Aufgaben des Heimbeirats nach der Heim Mitwirkungsverordnung

° Beantragung von Maßnahmen des Heimbetriebes, die den Bewohner*innen des Heims dienen, bei der Leitung oder dem Träger des Heims.

° Entgegennahme von Anregungen und Beschwerden von Bewohner*innen und erforderlichenfalls Hinwirkung auf ihre Erledigung durch Verhandlungen mit der Leitung oder in besonderen Fällen mit dem Träger der Einrichtung.

° Förderung der Eingliederung der Bewohner*innen in dem Heim.
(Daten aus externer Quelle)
diff --git a/kalman-hydra_amd/csrc/ekf.hip b/kalman-hydra_amd/csrc/ekf.hip
--- a/kalman-hydra_amd/csrc/ekf.hip
+++ b/kalman-hydra_amd/csrc/ekf.hip
@@ -96,6 +96,9 @@
     Targets ref, P, Q;
     TriSetup *d_setup, *d_cfgs;
     int4 *d_ubox;
+    StarShare *d_share = nullptr;
+    int *d_share_ok = nullptr;
+    int shared_edges = 1;
     int *d_tlist = nullptr, *d_tcount = nullptr;
     unsigned *d_tmask = nullptr;
     double *d_X, *d_out, *d_partial;
@@ -468,6 +471,8 @@
         dev(&h->d_setup, (size_t)T * sizeof(TriSetup));
         dev(&h->d_cfgs, (size_t)N * MEAS_NCFG * (EKF_MAX_STAR + 1) * sizeof(TriSetup));
         dev(&h->d_ubox, (size_t)N * UBOX_STRIDE * sizeof(int4));
+        dev(&h->d_share, (size_t)N * EKF_MAX_STAR * sizeof(StarShare));
+        dev(&h->d_share_ok, (size_t)N * sizeof(int));
         dev(&h->d_tmask, (size_t)N * TMASK_STRIDE * sizeof(unsigned));
         dev(&h->d_tlist, (size_t)N * TMASK_STRIDE * sizeof(int));
         dev(&h->d_tcount, (size_t)N * sizeof(int));
@@ -576,6 +581,9 @@
     } else if (!strcmp(key, "speculate")) {
         HM_ARG(value == 0 || value == 1, "hm_ctx_tune: speculate must be 0 or 1");
         h->speculate = value;
+    } else if (!strcmp(key, "shared_edges")) {
+        HM_ARG(value == 0 || value == 1, "hm_ctx_tune: shared_edges must be 0 or 1");
+        h->shared_edges = value;
     } else if (!strcmp(key, "edge_split")) {
         HM_ARG(value >= 1 && value <= MEAS_VSPLIT_MAX, "hm_ctx_tune: edge_split must be in 1..%d", MEAS_VSPLIT_MAX);
         h->esplit = value;
@@ -1027,7 +1035,8 @@
     measure_args(h, dX, deltaX, masked, a);
     if (!regions_ready) hipLaunchKernelGGL(k_star_regions, dim3(h->N), dim3(REGION_NT), 0, h->stream, a, h->d_area);
     hipLaunchKernelGGL(k_measure_vertex, dim3(h->N, h->vsplit), dim3(MEAS_NT), 0, h->stream, a,
-                       (const TriSetup *)h->d_cfgs, (const int4 *)h->d_ubox, (const unsigned *)h->d_tmask);
+                       (const TriSetup *)h->d_cfgs, (const int4 *)h->d_ubox, (const unsigned *)h->d_tmask,
+                       (const StarShare *)h->d_share);
     if (h->E > 0) hipLaunchKernelGGL(k_measure_edge, dim3(h->E, h->esplit), dim3(MEAS_NT), 0, h->stream, a);
     if (scatter) {
         ScatterArgs s = {h->d_out, h->d_edges, h->N, h->E, h->vsplit, h->esplit, h->eps_Z, h->eps_J, h->eps_M, deltaX, h->d_HTH, h->d_Hz, h->d_Hzc};
@@ -1056,6 +1065,9 @@
     a.tlist = h->d_tlist;
     a.tcount = h->d_tcount;
     a.tmask_stride = TMASK_STRIDE;
+    a.share = h->d_share;
+    a.share_ok = h->d_share_ok;
+    a.shared_edges = h->shared_edges;
 }
 
 static int measure_on_device(hm_ctx *h, const double *X, double deltaX, int masked, bool scatter = true)
@@ -1091,6 +1103,55 @@
     if (Hzc) HM_HIP(hipMemcpyAsync(Hzc, h->d_Hzc, n4 * 4 * sizeof(double), hipMemcpyDeviceToHost, h->stream));
     HM_HIP(hipMemcpyAsync(HTH, h->d_HTH, n4 * n4 * sizeof(double), hipMemcpyDeviceToHost, h->stream));
     HM_HIP(hipStreamSynchronize(h->stream));
+    return HM_OK;
+}
+
+extern "C" int hm_measure_fill(hm_ctx_t h, int byte)
+{
+    HM_ARG(h != nullptr, "hm_measure_fill: NULL argument");
+    HM_JOIN(h);
+    HM_HIP(hipSetDevice(h->device));
+    const size_t pc = (size_t)h->pool.cap;
+    HM_HIP(hipMemsetAsync(h->d_out, byte, (size_t)h->njobs * MEAS_VSPLIT_MAX * MEAS_OUT * sizeof(double), h->stream));
+    if (pc) {
+        HM_HIP(hipMemsetAsync(h->pool.live, byte, (pc / 64 + 1) * sizeof(int), h->stream));
+        for (short2 *q : {h->pool.xi, h->pool.yi}) HM_HIP(hipMemsetAsync(q, byte, pc * sizeof(short2), h->stream));
+        for (float *q : {h->pool.xfx, h->pool.xfy, h->pool.yfx, h->pool.yfy, h->pool.vxfx, h->pool.vyfy})
+            HM_HIP(hipMemsetAsync(q, byte, pc * sizeof(float), h->stream));
+    }
+    HM_HIP(hipStreamSynchronize(h->stream));
+    return HM_OK;
+}
+extern "C" int hm_measure_raw(hm_ctx_t h, int32_t dims[4], double *out, int32_t *hdr, int32_t *area, int32_t *live,
+                              uint32_t *planes, long long cap)
+{
+    HM_ARG(h != nullptr, "hm_measure_raw: NULL argument");
+    HM_JOIN(h);
+    HM_HIP(hipSetDevice(h->device));
+    HM_HIP(hipStreamSynchronize(h->stream));
+    if (dims) {
+        std::vector<int> ok(h->N);
+        HM_HIP(hipMemcpy(ok.data(), h->d_share_ok, (size_t)h->N * sizeof(int), hipMemcpyDeviceToHost));
+        dims[0] = h->njobs; dims[1] = h->vsplit; dims[2] = h->esplit; dims[3] = 0;
+        for (int x : ok) dims[3] += x != 0;
+    }
+    std::vector<int> ar(h->N);
+    HM_HIP(hipMemcpy(ar.data(), h->d_area, (size_t)h->N * sizeof(int), hipMemcpyDeviceToHost));
+    long long total = 0;
+    for (int x : ar) total += x;
+    if (area) memcpy(area, ar.data(), (size_t)h->N * sizeof(int));
+    if (out) HM_HIP(hipMemcpy(out, h->d_out, (size_t)h->njobs * MEAS_VSPLIT_MAX * MEAS_OUT * sizeof(double), hipMemcpyDeviceToHost));
+    if (hdr) HM_HIP(hipMemcpy(hdr, h->pool.hdr, (size_t)4 * h->N * sizeof(int), hipMemcpyDeviceToHost));
+    if (live || planes) {
+        HM_ARG(total <= cap, "hm_measure_raw: the star regions hold %lld pixels, the caller has room for %lld", total, cap);
+        if (total > h->pool.cap) { hm_set_error("hm_measure_raw: the last measurement did not fit the pool"); return HM_ERR_STATE; }
+    }
+    const size_t tp = (size_t)total;
+    if (live && tp) HM_HIP(hipMemcpy(live, h->pool.live, tp / 64 * sizeof(int), hipMemcpyDeviceToHost));
+    if (planes && tp) {
+        const void *src[8] = {h->pool.xi, h->pool.yi, h->pool.xfx, h->pool.xfy, h->pool.yfx, h->pool.yfy, h->pool.vxfx, h->pool.vyfy};
+        for (int k = 0; k < 8; k++) HM_HIP(hipMemcpy(planes + (size_t)k * (size_t)cap, src[k], tp * 4, hipMemcpyDeviceToHost));
+    }
     return HM_OK;
 }
 
diff --git a/kalman-hydra_amd/csrc/ekf_kernels.h b/kalman-hydra_amd/csrc/ekf_kernels.h
--- a/kalman-hydra_amd/csrc/ekf_kernels.h
+++ b/kalman-hydra_amd/csrc/ekf_kernels.h
@@ -514,6 +514,9 @@
     unsigned *tmask;
     int *tlist, *tcount;
     int tmask_stride;
+    struct StarShare *share;
+    int *share_ok;
+    int shared_edges;
 };
 
 #define MEAS_NT 256
@@ -536,6 +539,15 @@
 
 #define MEAS_NCFG 5
 #define UBOX_STRIDE (EKF_MAX_STAR + 4)
+
+struct StarShare {
+    double ea[3], eb[3], ec[3];
+    double bx[2], by[2];
+    double cf[MEAS_NCFG - 1][2];
+    double thr0, thr[MEAS_NCFG][2];
+    float inv[MEAS_NCFG];
+    int opp;
+};
 #define TMASK_STRIDE 1024
 
 __device__ inline void d_vertex_cfgs(TriSetup (*cfg)[EKF_MAX_STAR + 1], int nsv, const int *trv, const Mesh &m,
@@ -550,10 +562,112 @@
 struct RegionShared {
     int4 tbox[MEAS_NCFG][EKF_MAX_STAR + 1];
     double ea[MEAS_NCFG][EKF_MAX_STAR + 1][3], eb[MEAS_NCFG][EKF_MAX_STAR + 1][3], ecb[MEAS_NCFG][EKF_MAX_STAR + 1][3];
+    float inv[MEAS_NCFG][EKF_MAX_STAR + 1];
+    int meta[MEAS_NCFG][EKF_MAX_STAR + 1];
     int box[MEAS_NCFG][4];
     int reg[4];
     int wsum[8];
 };
+__device__ inline void d_star_share(const MeasureArgs &a, const RegionShared &sh, int v, int nsv, const int *trv, int lane)
+{
+    const Mesh &m = a.m;
+    bool ok = true;
+    if (lane < nsv) {
+        const int t = trv[lane];
+        const int m0 = sh.meta[0][lane];
+        const bool turned = (m0 & 8) != 0;
+        const int i0 = m.tri[3 * t], i1 = m.tri[3 * t + (turned ? 2 : 1)], i2 = m.tri[3 * t + (turned ? 1 : 2)];
+        const long long x0 = d_snap(a.X[2 * i0]), y0 = d_snap(a.X[2 * i0 + 1]), x1 = d_snap(a.X[2 * i1]), y1 = d_snap(a.X[2 * i1 + 1]);
+        const long long x2 = d_snap(a.X[2 * i2]), y2 = d_snap(a.X[2 * i2 + 1]);
+        const int opp = i0 == v ? 0 : (i1 == v ? 1 : 2), j1 = (opp + 1) % 3, j2 = (opp + 2) % 3;
+        auto pick = [](int k, long long q0, long long q1, long long q2) { return k == 0 ? q0 : (k == 1 ? q1 : q2); };
+        const long long vx = pick(opp, x0, x1, x2), vy = pick(opp, y0, y1, y2);
+        const double d = a.delta;
+        const long long vxp = d_snap(a.X[2 * v] + d), vxm = d_snap(a.X[2 * v] + (-d));
+        const long long vyp = d_snap(a.X[2 * v + 1] + d), vym = d_snap(a.X[2 * v + 1] + (-d));
+        const long long lim = (long long)1 << 24;
+        for (long long q : {x0, y0, x1, y1, x2, y2, vxp, vxm, vyp, vym}) ok &= q > -lim && q < lim;
+        StarShare s;
+        const int order[3] = {opp, j1, j2};
+        for (int i = 0; i < 3; i++) {
+            const int k = order[i];
+            s.ea[i] = sh.ea[0][lane][k]; s.eb[i] = sh.eb[0][lane][k];
+            s.ec[i] = sh.ecb[0][lane][k] - (double)((m0 >> k) & 1);
+        }
+        s.bx[0] = (double)(128 - pick(j2, x0, x1, x2)); s.by[0] = (double)(128 - pick(j2, y0, y1, y2));
+        s.bx[1] = (double)(128 - pick(j1, x0, x1, x2)); s.by[1] = (double)(128 - pick(j1, y0, y1, y2));
+        const double dxp = (double)(vxp - vx), dxm = (double)(vxm - vx), dyp = (double)(vyp - vy), dym = (double)(vym - vy);
+        s.cf[0][0] = dxp; s.cf[0][1] = -dxp; s.cf[1][0] = dxm; s.cf[1][1] = -dxm;
+        s.cf[2][0] = -dyp; s.cf[2][1] = dyp; s.cf[3][0] = -dym; s.cf[3][1] = dym;
+        s.thr0 = -(double)((m0 >> opp) & 1);
+        for (int cf = 0; cf < MEAS_NCFG; cf++) {
+            const int mc = sh.meta[cf][lane];
+            s.thr[cf][0] = -(double)((mc >> j1) & 1); s.thr[cf][1] = -(double)((mc >> j2) & 1);
+            s.inv[cf] = sh.inv[cf][lane];
+            ok &= sh.inv[cf][lane] != 0.0f && ((mc ^ m0) & 8) == 0 && (((mc ^ m0) >> opp) & 1) == 0;
+        }
+        s.opp = opp;
+        a.share[(size_t)v * EKF_MAX_STAR + lane] = s;
+    }
+    const bool all_ok = __all(ok) && m.W <= 65536 && m.H <= 65536;
+    if (lane == 0) a.share_ok[v] = all_ok ? 1 : 0;
+}
+
+struct StarVal5 {
+    StarVal s[MEAS_NCFG];
+    StarTex q[MEAS_NCFG];
+};
+__device__ __forceinline__ void d_star_eval5(const StarShare *__restrict__ share, const TriSetup *__restrict__ geo, unsigned mask,
+                                             int c, int r, const Mesh &m, int v, float vxp, float vxm, float nvyp, float nvym,
+                                             StarVel &vel, StarVal5 &o)
+{
+#pragma unroll
+    for (int k = 0; k < MEAS_NCFG; k++) { o.s[k] = StarVal{0, 0, 0.0f, 0.0f}; o.q[k].t0 = -1; o.q[k].t1 = -1; }
+    vel.fxp = 0.0f; vel.fxm = 0.0f; vel.fyp = 0.0f; vel.fym = 0.0f;
+    const double dc = (double)c, dr = (double)r;
+    for (unsigned mm = mask; mm != 0; mm &= mm - 1) {
+        const int k = __builtin_ctz(mm);
+        const StarShare &h = share[k];
+        const TriSetup &t = geo[k];
+        auto add = [&](StarVal &s, StarTex &q, double p0, double p1, double p2, float inv, bool with_vel) {
+            const float f0 = (float)p0, f1 = (float)p1, f2 = (float)p2;
+            const float l1 = (h.opp == 0 ? f1 : (h.opp == 1 ? f0 : f2)) * inv;
+            const float l2 = (h.opp == 0 ? f2 : (h.opp == 1 ? f1 : f0)) * inv;
+            const int at = d_texel_at(t, l1, l2, m.W, m.H);
+            if (s.cnt == 0) q.t0 = at;
+            else if (s.cnt == 1) q.t1 = at;
+            else s.acc += m.tex[at];
+            const float a0 = t.ax[0], a1 = t.ax[1], a2 = t.ax[2];
+            const float b0 = t.ay[0], b1 = t.ay[1], b2 = t.ay[2];
+            s.fx = s.fx + d_lerp(a0, a1, a2, l1, l2);
+            s.fy = s.fy + d_lerp(b0, b1, b2, l1, l2);
+            s.cnt++;
+            if (with_vel) {
+                const bool v0 = t.i0 == v, v1 = t.i1 == v, v2 = t.i2 == v;
+                vel.fxp = vel.fxp + d_lerp(v0 ? vxp : a0, v1 ? vxp : a1, v2 ? vxp : a2, l1, l2);
+                vel.fxm = vel.fxm + d_lerp(v0 ? vxm : a0, v1 ? vxm : a1, v2 ? vxm : a2, l1, l2);
+                vel.fyp = vel.fyp + d_lerp(v0 ? nvyp : b0, v1 ? nvyp : b1, v2 ? nvyp : b2, l1, l2);
+                vel.fym = vel.fym + d_lerp(v0 ? nvym : b0, v1 ? nvym : b1, v2 ? nvym : b2, l1, l2);
+            }
+        };
+        const double e0 = fma(h.ea[0], dc, fma(h.eb[0], dr, h.ec[0]));
+        const double r1 = fma(h.ea[1], dc, fma(h.eb[1], dr, h.ec[1]));
+        const double r2 = fma(h.ea[2], dc, fma(h.eb[2], dr, h.ec[2]));
+        const bool in0 = e0 > h.thr0;
+        if (in0 & (r1 > h.thr[0][0]) & (r2 > h.thr[0][1])) add(o.s[0], o.q[0], e0, r1, r2, h.inv[0], true);
+#pragma unroll
+        for (int ax = 0; ax < 2; ax++) {
+            const double q1 = fma((double)EKF_SUB, ax ? dc : dr, ax ? h.bx[0] : h.by[0]);
+            const double q2 = fma((double)EKF_SUB, ax ? dc : dr, ax ? h.bx[1] : h.by[1]);
+#pragma unroll
+            for (int cf = 1 + 2 * ax; cf < 3 + 2 * ax; cf++) {
+                const double e1 = fma(h.cf[cf - 1][0], q1, r1), e2 = fma(h.cf[cf - 1][1], q2, r2);
+                if (in0 & (e1 > h.thr[cf][0]) & (e2 > h.thr[cf][1])) add(o.s[cf], o.q[cf], e0, e1, e2, h.inv[cf], false);
+            }
+        }
+    }
+}
+
 template <int NT>
 __device__ inline void d_star_regions(const MeasureArgs &a, int *__restrict__ area, int v, RegionShared &sh)
 {
@@ -572,6 +686,8 @@
             dst[lane] = su;
             sh.tbox[cf][lane] = make_int4(su.cmin, su.cmax, su.rmin, su.rmax);
             for (int k = 0; k < 3; k++) { sh.ea[cf][lane][k] = su.ea[k]; sh.eb[cf][lane][k] = su.eb[k]; sh.ecb[cf][lane][k] = su.ecb[k]; }
+            sh.inv[cf][lane] = su.inv;
+            sh.meta[cf][lane] = su.tl[0] | (su.tl[1] << 1) | (su.tl[2] << 2) | (su.i1 != m.tri[3 * trv[lane] + 1] ? 8 : 0);
         }
         if ((nsv & 1) && lane == 0) {
             TriSetup pad;
@@ -582,6 +698,7 @@
         }
     }
     __syncthreads();
+    if (wv == 1) d_star_share(a, sh, v, nsv, trv, lane);
     if (wv == 0 && lane < UBOX_STRIDE) {
         int4 u = make_int4(1, 0, 1, 0);
         if (lane < nsv)
@@ -695,7 +812,8 @@
 #define MEAS_OCC 4
 #endif
 __global__ __launch_bounds__(MEAS_NT, MEAS_OCC) void k_measure_vertex(MeasureArgs a, const TriSetup *__restrict__ cfgs,
-                                                                const int4 *__restrict__ ubox, const unsigned *__restrict__ tmask)
+                                                                const int4 *__restrict__ ubox, const unsigned *__restrict__ tmask,
+                                                                const StarShare *__restrict__ share)
 {
     __shared__ double s_red[(MEAS_NT / 64) * MEAS_OUT];
     __shared__ double s_k255[511];
@@ -710,6 +828,8 @@
     const TriSetup *__restrict__ s_cfg[MEAS_NCFG];
 #pragma unroll
     for (int c = 0; c < MEAS_NCFG; c++) s_cfg[c] = cfgs + ((size_t)v * MEAS_NCFG + c) * (EKF_MAX_STAR + 1);
+    const StarShare *__restrict__ s_share = share + (size_t)v * EKF_MAX_STAR;
+    const bool shared = a.shared_edges != 0 && a.share_ok[v] != 0;
     __syncthreads();
     const int c0 = a.pool.hdr[4 * v], r0 = a.pool.hdr[4 * v + 1], rw = a.pool.hdr[4 * v + 2], rh = a.pool.hdr[4 * v + 3];
     __shared__ long long s_sum[(MEAS_NT / 64) * 3];
@@ -739,23 +859,31 @@
                 if (!((b.y < tc0) | (b.x > tc0 + 7) | (b.w < tr0) | (b.z > tr0 + 7))) mask |= 1u << k;
             }
         }
+        if (c >= W || r >= m.H) {
+            if (park) d_park_empty(a.pool, base + (long long)tile * 64 + (threadIdx.x & 63));
+            continue;
+        }
+        StarVel vel, none;
+        StarTex q0, q1, q2, q3, q4;
+        StarVal sref, sxp, sxm, syp, sym;
+        const float vxp = (float)(X[2 * N + 2 * v] + d), vxm = (float)(X[2 * N + 2 * v] - d);
+        const float nvyp = (float)(-(X[2 * N + 2 * v + 1] + d)), nvym = (float)(-(X[2 * N + 2 * v + 1] - d));
+        if (shared) {
+            StarVal5 o;
+            d_star_eval5(s_share, s_cfg[0], mask, c, r, m, v, vxp, vxm, nvyp, nvym, vel, o);
+            sref = o.s[0]; sxp = o.s[1]; sxm = o.s[2]; syp = o.s[3]; sym = o.s[4];
+            q0 = o.q[0]; q1 = o.q[1]; q2 = o.q[2]; q3 = o.q[3]; q4 = o.q[4];
+        } else {
+            sref = d_star_eval<true>(s_cfg[0], mask, c, r, m, v, vxp, vxm, nvyp, nvym, vel, q0);
+            sxp = d_star_eval<false>(s_cfg[1], mask, c, r, m, v, 0, 0, 0, 0, none, q1);
+            sxm = d_star_eval<false>(s_cfg[2], mask, c, r, m, v, 0, 0, 0, 0, none, q2);
+            syp = d_star_eval<false>(s_cfg[3], mask, c, r, m, v, 0, 0, 0, 0, none, q3);
+            sym = d_star_eval<false>(s_cfg[4], mask, c, r, m, v, 0, 0, 0, 0, none, q4);
+        }
         const long long pp = base + (long long)tile * 64 + (threadIdx.x & 63);
-        if (c >= W || r >= m.H) {
-            if (park) d_park_empty(a.pool, pp);
-            continue;
-        }
         const int p = r * W + c;
         const int racc = a.ref.acc[p], rcnt = a.ref.cnt[p];
         const float rfx = a.ref.fx[p], rfy = a.ref.fy[p];
-        StarVel vel, none;
-        StarTex q0, q1, q2, q3, q4;
-        StarVal sref = d_star_eval<true>(s_cfg[0], mask, c, r, m, v, (float)(X[2 * N + 2 * v] + d),
-                                         (float)(X[2 * N + 2 * v] - d), (float)(-(X[2 * N + 2 * v + 1] + d)),
-                                         (float)(-(X[2 * N + 2 * v + 1] - d)), vel, q0);
-        StarVal sxp = d_star_eval<false>(s_cfg[1], mask, c, r, m, v, 0, 0, 0, 0, none, q1);
-        StarVal sxm = d_star_eval<false>(s_cfg[2], mask, c, r, m, v, 0, 0, 0, 0, none, q2);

° Mitwirkungsrecht bei Entscheidungen* zu

    ° Aufstellung oder Änderung der Musterverträge für Bewohner*innen und der Heimordnung

    ° Maßnahmen zur Verhütung von Unfällen

   ° Änderung der Entgelte des Heims

   ° Planung oder Durchführung von Veranstaltungen

   ° Alltags- und Freizeitgestaltung

   ° Unterkunft, Betreuung und Verpflegung

   ° Erweiterung, Einschränkung oder Einstellung des Heimbetriebes

   ° Zusammenschluss mit einem anderen Heim

   ° Änderung der Art und des Zweckes des Heims oder seiner Teile

   ° umfassende bauliche Veränderungen oder Instandsetzungen des Heims

   ° Maßnahmen zur Förderung der Betreuungsqualität

   ° Leistungs-, Qualitäts-, Prüfungs- und Vergütungsvereinbarungen mit dem Pflegekassen und Sozialhilfeträgern

° Bestellung eines Wahlausschusses vor Ablauf der Amtszeit

° Durchführung von Bewohnerversammlungen und Abgabe von Tätigkeitsberichten

° Mitwirkung bei Maßnahmen zur Förderung einer angemessenen Qualität der Betreuung

Der Heimbeirat wird von den Bewohner*innen eines Heims in regelmäßigen Abständen gewählt. Die Amtszeit des Heimbeirats beträgt zwei Jahre, in Einrichtungen der Behindertenhilfe vier Jahre.

Heimbeiräte können nicht nur Bewohner*innen der Einrichtung sein, sondern auch externe Personen aus dem Kreis der Angehörigen und sonstigen Vertrauenspersonen, Mitglieder von örtlichen Senioren- und Behindertenorganisationen sowie von der Heimaufsicht vorgeschlagene Personen.

Zur Unterstützung der Arbeit des Heimbeirates können Angehörigen- oder Betreuerbeiräte gebildet werden. Es ist auch die Bildung von gemischten Beiräten möglich. Diese Beiräte können nebeneinander bestehen und sollen den Heimbeirat bei seiner Arbeit beraten und unterstützen.